In fact the root cause is the size of the Blocking queue between the IO-Thread 
(the producer) and Pipeline-Processor Thread (The consumer).
*Why ?*
please note that as of now the number of buffered CVBs is not related to size 
of CVB_Pool but the size of Blocking queue.
Currently no matter how big is your Pool size a fast IO will create as many CVB 
as possible to fill the Processor Queue.
Therefore at any point in time the size of CVB is == to the size of queue + 2 
(one been used by processor and second filled by IO-threads)
To conclude setting the size of the Pool to one or using weak ref will not 
change the equation because the Blocking queue need to hold a strong ref to the 
CVB.

*How to fix this ?*
To fix the issue will need to make the blocking queue size more realistic, 
* Currently the minimum queue size is 10 CVB, You can see that is can fire back 
if you scan 2000 Decimals column that is about 1GB per executor.
* Currently a Decimal is treated as 4 times (see 
LlapRecordReader#COL_WEIGHT_HIVEDECIMAL) Decimal64 which is wrong, As you can 
see Writable Deciaml is at least 10 times bigger
{code}
 /*
 org.apache.hadoop.hive.serde2.io.HiveDecimalWritable object internals:
 OFFSET SIZE TYPE DESCRIPTION VALUE
 0 16 (object header) N/A
 16 8 long FastHiveDecimal.fast2 N/A
 24 8 long FastHiveDecimal.fast1 N/A
 32 8 long FastHiveDecimal.fast0 N/A
 40 4 int FastHiveDecimal.fastSignum N/A
 44 4 int FastHiveDecimal.fastIntegerDigitCount N/A
 48 4 int FastHiveDecimal.fastScale N/A
 52 4 int FastHiveDecimal.fastSerializationScale N/A
 56 1 boolean HiveDecimalWritable.isSet N/A
 57 7 (alignment/padding gap)
 64 8 long[] HiveDecimalWritable.internalScratchLongs N/A
 72 8 byte[] HiveDecimalWritable.internalScratchBuffer N/A
 Instance size: 80 bytes
*/
{code}

* Also we might need to use pseudo-linear increase in function of the column 
number n, something like n log_n (or n sqrt_n) like that wide column scan gets 
less memory.
* To make the size more rational will try to make it relate to bytes instead of 
been unit-less.

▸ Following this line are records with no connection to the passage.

### monte_carlo_portfolio_amd/_ffi.py

```python
from __future__ import annotations

import ctypes
import importlib.util
import os
import subprocess
import sys

import numpy as np

_PKG = os.path.dirname(os.path.abspath(__file__))
LIB_PATH = os.environ.get("MCP_LIB_PATH") or os.path.join(_PKG, "libmcport.so")
CSRC = os.path.join(_PKG, "csrc")

MCP_ABI_VERSION = 4
MCP_MAX_ASSETS = 64
MCP_SELECT_BINS = 2048
MCP_MAX_HORIZONS = 64
MCP_MAX_LEVELS = 16
MCP_MAX_BOOT_ROWS = 1 << 20
MCP_MAX_T_DOF = 32
MCP_MAX_OVERLAY_ROWS = 8
MCP_MAX_ATTR_PORTFOLIOS = 16
MCP_MAX_JUMPS = 8
MCP_OVERLAY_LINEAR, MCP_OVERLAY_CALL, MCP_OVERLAY_PUT = 0, 1, 2
MCP_COMPOUND = {"simple": 0, "log": 1}
MCP_FLAG_NATIVE_MATH = 1
MCP_FLAG_FOLD = 2
MCP_FLAG_SHARD_PORTFOLIOS = 4
MCP_E_ARG, MCP_E_NODEVICE, MCP_E_NOMEM, MCP_E_UNSUPPORTED, MCP_E_HIP, MCP_E_COMM = -1, -2, -3, -4, -5, -6
(WS_PARTIALS, WS_RECORD, WS_STATE, WS_HIST, WS_QUANT, WS_STATS, WS_BELOW, WS_PIVOT) = range(8)
WS_COUNT = 8
(EXCHANGE_UNSET, EXCHANGE_NONE, EXCHANGE_RCCL, EXCHANGE_KERNEL, EXCHANGE_P2P) = range(5)


class McpError(RuntimeError):
    """Raised for any negative return code of the C ABI; carries mcp_last_error()."""


class McpParams(ctypes.Structure):
    _fields_ = [
        ("n_assets", ctypes.c_int32), ("n_steps", ctypes.c_int32), ("n_portfolios", ctypes.c_int32),
        ("compounding", ctypes.c_int32), ("flags", ctypes.c_int32), ("reserved", ctypes.c_int32),
        ("v0", ctypes.c_double), ("alpha", ctypes.c_double), ("rf", ctypes.c_double),
    ]


class McpStats(ctypes.Structure):
    _fields_ = [
        ("n", ctypes.c_uint64), ("n_tail", ctypes.c_uint64), ("mean", ctypes.c_double), ("m2", ctypes.c_double),
        ("std", ctypes.c_double), ("sharpe", ctypes.c_double), ("var", ctypes.c_double), ("cvar", ctypes.c_double),
        ("min", ctypes.c_double), ("max", ctypes.c_double), ("sum_tail", ctypes.c_double),
        ("x_lo", ctypes.c_double), ("x_hi", ctypes.c_double),
    ]


class McpBootstrap(ctypes.Structure):
    _fields_ = [("rows", ctypes.c_void_p), ("n_rows", ctypes.c_int32), ("reserved", ctypes.c_int32), ("mean_block", ctypes.c_double)]


class McpRebalance(ctypes.Structure):
    _fields_ = [("period", ctypes.c_int32), ("reserved", ctypes.c_int32), ("cost", ctypes.c_double)]


class McpStudentT(ctypes.Structure):
    _fields_ = [("dof", ctypes.c_int32), ("reserved", ctypes.c_int32)]


class McpFiltered(ctypes.Structure):
    _fields_ = [("mu", ctypes.c_void_p), ("resid", ctypes.c_void_p), ("shock", ctypes.c_void_p), ("n_rows", ctypes.c_int32),
                ("reserved", ctypes.c_int32), ("mean_block", ctypes.c_double)]


class McpGarch(ctypes.Structure):
    _fields_ = [("alpha", ctypes.c_double), ("beta", ctypes.c_double), ("h0", ctypes.c_double), ("reserved", ctypes.c_uint64)]


class McpJumps(ctypes.Structure):
    _fields_ = [("intensity", ctypes.c_double), ("mean", ctypes.c_double), ("std", ctypes.c_double), ("loading", ctypes.c_void_p),
                ("reserved", ctypes.c_int32)]


class McpRegimes(ctypes.Structure):
    _fields_ = [("p01", ctypes.c_double), ("p10", ctypes.c_double), ("start", ctypes.c_double), ("mu1", ctypes.c_void_p),
                ("chol1", ctypes.c_void_p), ("reserved", ctypes.c_int32)]


class McpCashflow(ctypes.Structure):
    _fields_ = [("flows", ctypes.c_void_p), ("n_flows", ctypes.c_int32), ("has_target", ctypes.c_int32), ("target", ctypes.c_double)]


class McpOverlay(ctypes.Structure):
    _fields_ = [("rows", ctypes.c_void_p), ("row_begin", ctypes.c_void_p), ("spot", ctypes.c_void_p), ("n_rows", ctypes.c_int32),
                ("reserved", ctypes.c_int32)]


OVERLAY_ROW_DTYPE = np.dtype([("kind", np.int32), ("strike", np.float32), ("premium", np.float32), ("qty", np.float32)])
assert OVERLAY_ROW_DTYPE.itemsize == 16

STATS_DTYPE = np.dtype([
    ("n", np.uint64), ("n_tail", np.uint64), ("mean", np.float64), ("m2", np.float64), ("std", np.float64),
    ("sharpe", np.float64), ("var", np.float64), ("cvar", np.float64), ("min", np.float64), ("max", np.float64),
    ("sum_tail", np.float64), ("x_lo", np.float64), ("x_hi", np.float64),
])
assert STATS_DTYPE.itemsize == ctypes.sizeof(McpStats)

ATTR_DTYPE = np.dtype([("mean", np.float64), ("cvar", np.float64), ("vol", np.float64), ("sum", np.float64), ("sum_tail", np.float64),
                       ("sum_xc", np.float64)])
assert ATTR_DTYPE.itemsize == 48

PAIR_DTYPE = np.dtype([("n_pairs", np.uint64), ("reserved", np.uint64), ("cross", np.float64), ("pair_cov", np.float64),
                       ("pair_corr", np.float64), ("mean_se", np.float64), ("mean_se_iid", np.float64)])
assert PAIR_DTYPE.itemsize == 56

RECORD_DTYPE = np.dtype([("n", np.float64), ("sum", np.float64), ("sumsq", np.float64), ("min", np.float64),
                         ("max", np.float64), ("below", np.float64), ("pivot", np.float64), ("pad", np.float64)])
PARTIAL_DTYPE = np.dtype([("s1", np.float64), ("s2", np.float64), ("vmin", np.float32), ("vmax", np.float32), ("n", np.uint64)])
assert PARTIAL_DTYPE.itemsize == 32
QUANT_DTYPE = np.dtype([("x_lo", np.float64), ("x_hi", np.float64), ("var", np.float64), ("level2", np.float64),
                        ("n_tail", np.uint64), ("pad", np.uint64)])
RECORD_DOUBLES = RECORD_DTYPE.itemsize // 8

_f32p = np.ctypeslib.ndpointer(dtype=np.float32, flags="C_CONTIGUOUS")
_f64p = np.ctypeslib.ndpointer(dtype=np.float64, flags="C_CONTIGUOUS")
_vp = ctypes.c_void_p
_u64 = ctypes.c_uint64
_int = ctypes.c_int
_PP = ctypes.POINTER(McpParams)
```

If you guys are okay with this, i propose the removal of 
LLAP_IO_VRB_QUEUE_LIMIT_MIN and replace it with desired size let say 1GB by 
default ? 

 

> LLAP: Pool of column vector buffers can cause memory pressure
> -------------------------------------------------------------
>
>                 Key: HIVE-21391
>                 URL: https://issues.apache.org/jira/browse/HIVE-21391
>             Project: Hive
>          Issue Type: Bug
>          Components: llap
>    Affects Versions: 4.0.0, 3.2.0
>            Reporter: Prasanth Jayachandran
>            Assignee: Prasanth Jayachandran
>            Priority: Major
>         Attachments: HIVE-21391.1.patch
>
>
> Where there are too many columns (in the order of 100s), with decimal, string 
> types the column vector pool of buffers created here 
> [https://github.com/apache/hive/blob/master/llap-server/src/java/org/apache/hadoop/hive/llap/io/decode/EncodedDataConsumer.java#L59]
>  can cause memory pressure. 
> Example:
> 128 (poolSize) * 300 (numCols) * 1024 (batchSize) * 80 (decimalSize) ~= 3GB
> The pool size keeps increasing when there is slow consumer but fast llap io 
> (SSDs) leading to GC pressure when all LLAP io threads read splits from same 
> table.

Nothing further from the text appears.